She bent down to pick it up.  “Never been away from home!  Oh come on, you’re kidding me.  How old are you?”

I shifted uncomfortably in my chair.  “Well, I went on a Brownies camping trip once, but it was a disaster, I hated every minute of it.”

I watched her scrub furiously at the wet patch on the carpet with a tea towel, pausing to wipe her nose with the back of her hand.

“Bet you were a right little goody two shoes for the Brown Owl, all sweetness and light, volunteering for everything.  A little Water Sylph or a Fairy Fire Lighter!”  She began to snigger.  “Yep, Fairy Firelighter – you’re good at that!”

I couldn’t help but laugh, she was right.

“it was because of the volunteering Norma, that’s where it all went wrong.”

She looked at me quizzically, waiting for me to expound.

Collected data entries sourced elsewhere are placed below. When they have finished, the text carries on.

@dataclass
class TypingResult:

    n: int
    value: np.ndarray
    value_sum_indv: np.ndarray
    allele_id: np.ndarray
    allele_name: list[list[str]]
    allele_prob: "np.ndarray | LazyAlleleProb"
    fraction: np.ndarray
    fraction_uniq: np.ndarray
    allele_name_group: list[list[list[str]]] = field(default_factory=list)

    def isFail(self) -> bool:
        return not len(self.value)

    def bestRank(self, filter_fraction: bool = True, filter_minor: bool = False) -> int:
        ids: Iterable[int] = range(len(self.fraction))
        if filter_fraction and len(self.fraction):
            floor = (1 / self.n) / 2
            ids = np.flatnonzero((np.asarray(self.fraction) >= floor).all(axis=1)).tolist()
        if filter_minor:
            ids = [i for i in ids
                   if np.abs(self.value_sum_indv[i]).min() / np.abs(self.value_sum_indv[i]).max() > 0.8]
        return (list(ids) or [0])[0]

    def selectBest(self, filter_fraction: bool = True, filter_minor: bool = False) -> list[str]:
        best = self.bestRank(filter_fraction, filter_minor)
        if not self.isFail():
            logger.debug(f"[Allele] Select best rank: {best}")
            assert len(self.allele_name[best]) == self.n
            return self.allele_name[best]
        logger.warning("[Allele] No candidates found. Return fail")
        return ["fail"] * self.n

    def print(self, num: int = 100, top_threshold: float = 0.9) -> None:
        if self.isFail():
            print("Fail Alleles:", ["fail"] * self.n)
            return
        if not logger.isEnabledFor(10):
            return
        lines = [f"Allele_num =  {self.n}"]
        for k, rank in enumerate(self.topRank(top_threshold)):
            if k > num:
                break
            lines.append(f"Rank {rank} probility {self.value[rank]} sum {self.value_sum_indv[rank].sum()}")
            for i in range(self.n):
                lines.append(f"  id {self.allele_id[rank][i]:3}   name {self.allele_name[rank][i]:20s}"
                             f"   fraction {self.fraction[rank][i]:.5f}   sum {self.value_sum_indv[rank][i]:8.3f}")
        logger.debug("[Allele] " + "\n".join(lines))

    def setNameGroup(self, allele_group_mapping: dict[str, list[str]]) -> None:
        self.allele_name_group = _GroupRows(self.allele_name, allele_group_mapping)

    def sortByScoreAndEveness(self, preserve_topn: int = -1) -> "TypingResult":
        if preserve_topn == -1:
            preserve_topn = self.value.shape[0]
        order = rankScore(self.value, self.value_sum_indv, self.fraction)[:preserve_topn]
        return TypingResult(
            n=self.n, value=self.value[order], value_sum_indv=self.value_sum_indv[order],
            allele_id=self.allele_id[order], allele_name=[self.allele_name[i] for i in order],
            allele_prob=takeColumns(self.allele_prob, order),
            fraction=self.fraction[order], fraction_uniq=self.fraction_uniq[order])

    def topRank(self, threshold: float = 0.9) -> Iterable[int]:
        assert not self.isFail()
        best = self.value[0]
        return [0] + [int(i) for i in np.nonzero(self.value[1:] * threshold >= best)[0] + 1]

    def selectAllPossible(self, threshold: float = 0.9) -> list[tuple[float, list[str]]]:
        if self.isFail():
            return []
        return [(self.value[r], self.allele_name[r]) for r in self.topRank(threshold)]


class _GroupRows:

    def __init__(self, names, mapping: dict[str, list[str]]):
        self._names, self._mapping = names, mapping

    def __len__(self) -> int:
        return len(self._names)

    def __getitem__(self, i):
        if isinstance(i, slice):
            return [self[k] for k in range(*i.indices(len(self)))]
        return [self._mapping[a] for a in self._names[i]]

    def __iter__(self):
        return (self[i] for i in range(len(self)))

    def __eq__(self, other) -> bool:
        return list(self) == list(other)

“Well, we had to pick what chores we wanted to do, Pixie Cook, Elf Washer Up, Sprite Wood Collector, get the gist?”  I waited for a response, when none was forthcoming, I ploughed on.  “They were all crap and boring and when Brown Owl said La Trine Duty I nearly fainted with unadulterated pleasure.  It was so very French, couldn’t help myself, I squealed, jiggled a bit and stuck my hand in the air shouting ‘me, me, me..’…”

A loud snort came from the chair behind me.  I bit my lip.  “Yeah, yeah Melvyn, how the hell was I supposed to know?”

He pulled a face, “French not your best subject at school then Mave?”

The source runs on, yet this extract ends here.